The other reason a lender can get comfortable with a lower rate and a longer loan term for a stabilized asset is more certainty around the value of the asset that is securing the loan. When evaluating ARV before work is completed, there is uncertainty on the quality of the final product, which has a significant effect on the value. Once repairs are completed it is much easier to estimate value and typically a lender will not provide term financing without an appraisal, which includes a full interior and exterior inspection of the subject property and a thorough comparable market analysis. Once the value of the property is determined, in most cases, lenders will provide financing up to 75% of that value (75% LTV). At this point, the lender is betting that the market will not depreciate by more than 25% over the term of the loan and if the borrower isn’t able to make payments, the lender can foreclose and quickly sell the home at a significant discount to market in order to recoup the entire loan amount.

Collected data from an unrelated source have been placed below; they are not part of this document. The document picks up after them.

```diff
@@ -222,18 +221,36 @@
     auto h_run_row_pixels = [&](uint32_t j, const float* vrow) {
         for (uint32_t ul = tid_h; ul < n_store; ul += T) {
             const uint4 m = hmeta[ul];
-            const float4* wp = reinterpret_cast<const float4*>((WLDS ? hw_lds : a.h_wu) + m.z);
-            const float4* sp = reinterpret_cast<const float4*>(vrow + m.x);
-            const uint32_t pp4 = plane_pitch >> 2;
             f32x2 h01 = {0.0f, 0.0f}, h23 = {0.0f, 0.0f};
             float h2 = 0.0f;
             constexpr int HPU = fused_shape(K, C).threads == 512 ? 2 : 1;
+            if constexpr (WLDS) {
+                typedef __attribute__((address_space(3))) const f32x4 lds_f4;
+                auto lds_addr = [](const void* p) { return static_cast<uint32_t>(reinterpret_cast<uintptr_t>((lds_byte*)(reinterpret_cast<const unsigned char*>(p)))); };
+                auto ld = [](uint32_t ad) -> f32x4 { return *reinterpret_cast<lds_f4*>(static_cast<uintptr_t>(ad)); };
+                const uint32_t pp = plane_pitch << 2;
+                uint32_t aw = lds_addr(hw_lds) + (m.z << 2), a0 = lds_addr(vrow) + (m.x << 2), a1 = a0 + pp, a2 = a1 + pp, a3 = a2 + pp;
+                asm volatile("" : "+v"(aw), "+v"(a0), "+v"(a1), "+v"(a2), "+v"(a3));
+#pragma unroll HPU
+                for (uint32_t q = m.y; q != 0u; --q) {
+                    const f32x4 w = ld(aw);
+                    h_pair_group(h01, w, ld(a0), ld(a1));
+                    if (ALPHA) h_pair_group(h23, w, ld(a2), ld(a3));
+                    else h_single_group(h2, w, ld(a2));
+                    aw += 16u; a0 += 16u; a1 += 16u; a2 += 16u;
+                    if (ALPHA) a3 += 16u;
+                }
+            } else {
+            const float4* wp = reinterpret_cast<const float4*>(a.h_wu + m.z);
+            const float4* sp = reinterpret_cast<const float4*>(vrow + m.x);
+            const uint32_t pp4 = plane_pitch >> 2;
 #pragma unroll HPU
             for (uint32_t q = 0; q < m.y; ++q) {
                 const float4 w = wp[q];
                 h_pair_group(h01, w, sp[q], sp[pp4 + q]);
                 if (ALPHA) h_pair_group(h23, w, sp[2u * pp4 + q], sp[3u * pp4 + q]);
                 else h_single_group(h2, w, sp[2u * pp4 + q]);
+            }
             }
             const OutTables<BankedLut, ThresholdL2S> tb{lut, ThresholdL2S{thr, l2s_lds}};
             store_pixel<ALPHA>(a, img, j, strip.u0 + ul, h01.x, h01.y, ALPHA ? h23.x : h2, ALPHA ? h23.y : 1.0f, tb);
@@ -299,49 +316,67 @@
         }
     };
 
+    struct StepRec { int32_t flush_slot, out_row; uint64_t refill_off; float w[K]; };
+    typedef __attribute__((address_space(4))) const unsigned char crec_byte;
+    typedef __attribute__((address_space(4))) const VStep crec;
+    static_assert(offsetof(VStep, flush_slot) == 0 && offsetof(VStep, out_row) == 4 && offsetof(VStep, refill_off) == 8 &&
+                  offsetof(VStep, w) == 16, "what a step reads is the head of its record");
+    crec_byte* sp = reinterpret_cast<crec_byte*>(reinterpret_cast<uintptr_t>(steps + s0));
+    crec_byte* const sp_end = reinterpret_cast<crec_byte*>(reinterpret_cast<uintptr_t>(steps + s1));
+    auto load_rec = [](crec_byte* p) -> StepRec {
+        crec* q = reinterpret_cast<crec*>(p);
+        StepRec r;
+        r.flush_slot = q->flush_slot; r.out_row = q->out_row; r.refill_off = q->refill_off;
+#pragma unroll
+        for (int s = 0; s < K; ++s) r.w[s] = q->w[s];
+        return r;
+    };
+    auto row_off_of = [&](int y) -> uint64_t { return static_cast<uint64_t>(y < 0 ? 0 : y) * a.in_stride; };
+
     raw_t raw[D];
 #pragma unroll
     for (int d = 0; d < D; ++d) {
-        raw[d] = fetch_row(steps[s0 + d].y);
+        raw[d] = fetch_row(row_off_of(steps[s0 + d].y));
         __builtin_amdgcn_sched_barrier(0);
     }
     f32x2 vbuf[PIPE ? 2 : 1][NP];
-    VStep rec[PIPE ? 2 : 1];
+    StepRec rec[PIPE ? 2 : 1];
     if (PIPE) {
-        rec[0] = steps[s0];
+        rec[0] = load_rec(sp);
         convert(raw[0], vbuf[0]);
         __builtin_amdgcn_sched_barrier(0);
-        raw[0] = fetch_row((s0 + D < s1) ? steps[s0 + D].y : -1);
+        raw[0] = fetch_row(row_off_of((s0 + D < s1) ? steps[s0 + D].y : -1));
         __builtin_amdgcn_sched_barrier(0);
     }
 
-    for (uint32_t sb = s0; sb < s1; sb += D) {
+    for (; sp != sp_end; sp += D * sizeof(VStep)) {
 #pragma unroll
         for (int d = 0; d < D; ++d) {
             const int cur = PIPE ? (d & 1) : 0, nxt = PIPE ? (cur ^ 1) : 0;
-            const uint32_t si = sb + d;
             if (PIPE) {
                 const int slot_next = (d + 1) % D;
-                rec[nxt] = steps[(si + 1 < s1) ? si + 1 : si];
+                rec[nxt] = load_rec(sp + (d + 1) * sizeof(VStep));
                 convert(raw[slot_next], vbuf[nxt]);
                 __builtin_amdgcn_sched_barrier(0);
-                raw[slot_next] = fetch_row(rec[cur].y_ahead);
+                raw[slot_next] = fetch_row(rec[cur].refill_off);
                 __builtin_amdgcn_sched_barrier(0);
             } else {
-                rec[0] = steps[si];
+                rec[0] = load_rec(sp + d * sizeof(VStep));
                 convert(raw[d], vbuf[0]);
                 __builtin_amdgcn_sched_barrier(0);
-                raw[d] = fetch_row(rec[0].y_ahead);
+                raw[d] = fetch_row(rec[0].refill_off);
                 __builtin_amdgcn_sched_barrier(0);
             }
-            const VStep& st = rec[cur];
+            const StepRec& st = rec[cur];
             f32x2 (&v)[NP] = vbuf[PIPE ? cur : 0];
-            if (st.y >= 0) {
-#pragma unroll
-                for (int s = 0; s < K; ++s) {
-                    const float w = st.w[s];
-#pragma unroll
-                    for (int i = 0; i < NP; ++i) acc[s][i] = __builtin_elementwise_fma(f32x2{w, w}, v[i], acc[s][i]);
+#pragma unroll
+            for (int s = 0; s < K; s += 2) {
+                const f32x2 wp = {st.w[s], st.w[s + 1 < K ? s + 1 : s]};
+#pragma unroll
+                for (int i = 0; i < NP; ++i) asm("v_pk_fma_f32 %0, %1, %2, %0 op_sel_hi:[0,1,1]" : "+v"(acc[s][i]) : "s"(wp), "v"(v[i]));
+                if (s + 1 < K) {
+#pragma unroll
+                    for (int i = 0; i < NP; ++i) asm("v_pk_fma_f32 %0, %1, %2, %0 op_sel:[1,0,0]" : "+v"(acc[s + 1][i]) : "s"(wp), "v"(v[i]));
                 }
             }
             if (st.flush_slot >= 0) {
diff --git a/imageflow_amd/csrc/resample_plan.hpp b/imageflow_amd/csrc/resample_plan.hpp
--- a/imageflow_amd/csrc/resample_plan.hpp
+++ b/imageflow_amd/csrc/resample_plan.hpp
@@ -15,7 +15,7 @@
 
 struct PlannedSchedule {
     VSchedule host;
-    VStep* d_steps = nullptr;
+    std::map<uint32_t, VStep*> d_steps;
     uint32_t* d_band_begin = nullptr;
 };
 
diff --git a/imageflow_amd/csrc/weights.cpp b/imageflow_amd/csrc/weights.cpp
--- a/imageflow_amd/csrc/weights.cpp
+++ b/imageflow_amd/csrc/weights.cpp
@@ -324,18 +324,28 @@
         while ((s.steps.size() - s.band_begin.back()) % static_cast<size_t>(group) != 0) {
             VStep nop;
             std::memset(&nop, 0, sizeof nop);
-            nop.y = -1; nop.flush_slot = -1; nop.out_row = -1; nop.y_ahead = -1;
+            nop.y = -1; nop.flush_slot = -1; nop.out_row = -1;
             s.steps.push_back(nop);
         }
         const size_t begin = s.band_begin.back(), end = s.steps.size();
         for (size_t i = begin; i < end; ++i) {
             const size_t a = i + static_cast<size_t>(ahead);
-            s.steps[i].y_ahead = a < end ? s.steps[a].y : -1;
+            s.steps[i].refill_row = a < end && s.steps[a].y > 0 ? s.steps[a].y : 0;
         }
         s.band_begin.push_back(static_cast<uint32_t>(s.steps.size()));
     }
+    VStep sentinel;
+    std::memset(&sentinel, 0, sizeof sentinel);
+    sentinel.y = -1; sentinel.flush_slot = -1; sentinel.out_row = -1;
+    s.steps.push_back(sentinel);
     *out = std::move(s);
     return true;
+}
+
+std::vector<VStep> steps_for_stride(const VSchedule& s, uint32_t stride) {
+    std::vector<VStep> steps = s.steps;
+    for (VStep& st : steps) st.refill_off = static_cast<uint64_t>(static_cast<uint32_t>(st.refill_row)) * stride;
+    return steps;
 }
 
 }
```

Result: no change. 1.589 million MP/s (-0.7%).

In some cases, in a rising market, foreclosing can even be the most profitable outcome for a lender.


The last piece to the term loan that is significantly different from a bridge loan is that term loans typically include an amortization schedule; meaning part of the principal is paid down along with the interest each month. In a typical term loan with a 15 year amortization schedule, the lender is receiving part of the principal back each payment period mitigating the lender’s exposure as the loan matures and with payment a small portion of the risk is transferred from the lender back to the borrower. In the 15 year amortization scenario on a 3 year loan, the borrower has already paid back 1/5 of the principal by the time the loan comes due, while in a short term rehab loan that is typically interest only, the lender has the same risk exposure at month 12 as he does on day 1. As the principal is repaid, the default risk decreases as well as the lender’s exposure to fluctuations in the market because leverage goes down with every payment.

Risk Adjusted Return

Pricing risk is essentially based on uncertainty. Uncertainty around the borrower, uncertainty around the project or a combination of the two is driving the difference between a 12% interest rate (for a bridge loan) and a 6% interest rate (for a term loan). Depending on risk appetite an investor may be more interested in a higher coupon payment, however, in finance, just like anything else, you can’t have your cake and eat it too and depending on your risk preferences you may be better off putting your money to work in a low risk long term investment with more certainty that your investment will pay off in the end.